8. Juli 2020

Noch nie hatte ich ein größeres Stück Käse zu Hause. Das war verschiedenen Speisen zugedacht. Und süßes Traubengelee. Es kam nicht aus einem Laden, sondern aus einer privaten Küche. Ebenso ein Glas Pfirsichmus. Das sind Dinge, die mir die Designerin geschenkt hatte. So viele Handgriffe, um geschmackliche Sensationen abzufüllen, die ich jeweils mit Wein kombiniert hab.

Einmal trockener Weißburgunder und einmal säuerlicher Schilcher. Da hocke ich dann in der Stille und staune vor mich hin. So ein Staunen hab ich manchmal mit guten Äpfeln.

Dazu denke ich mir: wie kommt die Evolution auf sowas? Daß solches Vergnügen vorrätig ist. Ob denn Pflanzen im Gegenzug an irgendwelchen Dingen auch solches Vergnügen haben? Und wie geht es den Steinen?

Äpfel und Gewürze, vor allem dieses sehr scharfe Rabiatzeug, hat mir die Bäuerin geschenkt. Wenn ich sie danach frage, bestätigt es sich: das alles braucht unglaublich viele Handgriffe. Und Wissen, wie man derlei Dinge behandeln muß, damit alles gelingt.

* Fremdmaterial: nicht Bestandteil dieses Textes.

struct Timer {
  bool on = false;
  struct Span { hipEvent_t a, b; int slot; };
  std::vector<Span> pending;
  std::vector<hipEvent_t> pool;
  double ms[BALM_T_COUNT] = {0};
  long cnt[BALM_T_COUNT] = {0};
};

}

namespace balm {
struct WindowSession;
struct AssocMail {
  volatile unsigned int *host = nullptr; unsigned int *dev = nullptr; unsigned int seq = 0;
  unsigned long long *scan_state = nullptr; unsigned int scan_gen = 0;
};
constexpr long SCAN_TILES_CAP = 8192;
}

struct balm_ctx {
  int W = 0, n = 0, npad = 0, T = 0, ntiles = 0, device = 0, flags = 0;
  int nA = 0;
  int F = 0;
  hipStream_t stream = nullptr;
  std::string err;

  double *d_cl = nullptr;
  double *d_fix = nullptr;
  double *d_coe = nullptr;
  double *d_poses = nullptr;
  double *d_poses_tmp = nullptr;
  double *d_C = nullptr;
  double *d_feat = nullptr;
  double *d_feat_tmp = nullptr;
  double *d_rpart_tmp = nullptr;
  int nr_cur = 0, nr_tmp = 0;
  bool feat_cur_valid = false;
  double *d_Gt = nullptr;
  double *d_Gt2 = nullptr, *d_dpart2 = nullptr;
  size_t cap_Gt2 = 0, cap_dpart2 = 0;
  size_t gt_dirty_cols = ~(size_t)0;
  bool gt_cur_valid = false;
  int gt_parity = 0;
  bool gt_trial_valid = false;
  size_t cap_cl = 0, cap_fix = 0, cap_coe = 0, cap_C = 0, cap_feat = 0, cap_feat_tmp = 0, cap_rpart = 0, cap_rpart_tmp = 0;
  size_t cap_slot = 0, cap_items = 0, cap_chunk_ids = 0, cap_csr = 0;
  bool has_fix = false;
  size_t cap_Gt = 0;
  double *d_part = nullptr;
  size_t cap_part = 0;
  double *d_dpart = nullptr;
  size_t cap_dpart = 0;
  double *d_rpart = nullptr;
  double *d_red = nullptr;
  size_t red_len = 0;
  std::vector<int> h_jobs;
  bool sparse = false;
  int sp_nsteps = 0, sp_nchunks = 0, sp_nitems = 0;
  int *d_slot = nullptr;
  int *d_items = nullptr;
  int *d_chunk_ids = nullptr;
  double sp_steps = 0;
  int *d_csr = nullptr;
  int *d_jobs = nullptr;
  int *d_sub = nullptr;
  double *d_H = nullptr;
  double *d_g = nullptr;
  double *d_A = nullptr;
  double *d_Wp = nullptr;
  double *d_dvec = nullptr;
  double *d_z = nullptr;
  double *d_x = nullptr;
  int *d_perm = nullptr;
  int *d_flags = nullptr;
  long long *d_trace = nullptr;
  int fused_cap = -1;
  int chain_cap = -1;
  double *d_minv = nullptr;
  int *d_macro_tab = nullptr;
  int macro_tab_P = 0, macro_tab_NH = 0;
  double *d_dx = nullptr;
  double *d_scal = nullptr;
  double *h_scal = nullptr;
  double *d_hscal = nullptr;
  unsigned long long mail_seq = 0;
  bool need_minv = false;
  bool solve_tiled = false;
  int chain_refused_P[2] = {-1, -1};
  bool solve_backsub = false;
  bool counted_live = false;
  bool persistent_off = false;
  bool inject_solve_timeout = false;
  bool small_ready = false, small_refused = false;
  double u_value = 0.0;
  bool u_on_device = false;
  int u_ring = 0;
  static constexpr int LM_GRAPHS = 32;
  hipGraphExec_t lm_graph[LM_GRAPHS] = {};
  int lm_graph_form[LM_GRAPHS] = {};
  bool graphs_ok = true;
  int parity = 0;
  std::vector<int> planes_per_pose;
  double work_S = 0, work_B = 0;
  std::vector<double> assoc_clusters, assoc_coeffs;
  bool assoc_cl_on_device = false;
  std::vector<int> assoc_layer, assoc_point_feat;
  std::vector<double> assoc_fix;
  balm::WindowSession *window = nullptr;
  bool window_dead = false;
  balm::AssocMail amail;
  void *d_arena = nullptr;
  size_t arena_cap = 0;
  char *d_stage = nullptr;
  size_t stage_cap = 0, stage_off = 0;
  balm::PinnedRing ring;
  balm_allreduce_fn allreduce = nullptr;
  void *allreduce_user = nullptr;
  balm::Timer timer;
  void *comm = nullptr;
  std::atomic<bool> comm_dead{false};
  bool comm_aborted = false;
  std::timed_mutex comm_mu;
  int rank = 0, nranks = 1;
  unsigned long long *d_rowmax = nullptr, *d_rowmax2 = nullptr; size_t cap_rowmax = 0, cap_rowmax2 = 0;
  double *d_rowmax_part = nullptr; size_t cap_rowmax_part = 0;
  bool rowmax_cur_valid = false, rowmax_trial_valid = false;
  unsigned char *d_i8 = nullptr; size_t cap_i8 = 0;
  struct balm_multi *multi = nullptr;
  double *d_pre = nullptr;
};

Die alte Geschichte mit dem Feuer. Seine Gefahr bannen und seine Hitze kontrollieren. An den Herdstellen sind die Wurzeln von Zivilisationen. Das Essen. Tongefäße. Stahl. Glas. So verzweigt es sich. Die Gefahr zu bannen und die Hitze zu kontrollieren läßt manches werden. Metall schneiden, Metall verbinden, beides geht mit Feuer. Wenn man anfängt, darüber nachzudenken, ist kein Ende der Möglichkeiten in Sicht.


Aber die Speisen! Jüngst war ich mit dem Panda-Boss auf dem Parkdeck. Sie hat das gleiche Faible für alte Autos wie ich, denn das ist uns alles Beute. (Sie schraubt aber auch – im Gegensatz zu mit – an ihren italienischen Favoriten.) So streunten wir mit Fotoapparaten zwischen den Fahrzeugen herum, Panda-Boss, Garagenliebling und ich.

„Heute ist die Sonne unser Feind“, sagte sie, denn oft hatten wir Gegenlicht oder harte Lichtreflexe von Glas und Chrom, was beim Fotografieren naturgemäß sehr stört. Von ihr habe ich diese Mischung bekommen: Salz und verschiedene Kräuter, „alle von meinem Balkon“.

Freilich bin ich begünstigt. Ich hab nun Zeit, mich diesen Dingen zu widmen Ich muß im Alltag nicht unter dichter Versorgungsarbeit mühsam dem Lauf der Dinge Nischen für solche Betrachtungen abringen. (Solche Verpflichtungen liegen längst hinter mir.)

Mein Arbeitsplatz ist unterm gleichen Dach wie die Küche, genau ein Stockwerk darüber. Ich war in eben meiner Küche nie von Talenten oder Visionen belastet. Da hat sich inzwischen viel Spielraum aufgetan. Ich koche längst wieder Dinge, die mir selbst auch schmecken, obwohl ich nicht die Nerven hätte, das jemandem anderen vorzusetzen.

Ich treibe durch die Tage und durch meine Themen. Die Stromversorgung ist so stabil wie der Internetzugang, was bedeutet: ein großer Teil meiner Arbeit war durch den Lockdown vollkommen unbehelligt.

Dieser nächste Anlaß zur Sparsamkeit. Daraus eine Konzentration auf das Verfügbare. Eine erhöhte Achtsamkeit für Vorhandenes. Die Geschmäcker. Diese Momente, wenn sich all das erschließt. Wein, Käse, Gewürze, Äpfel… Über Brot hatte ich auch mehrfach nachzudenken.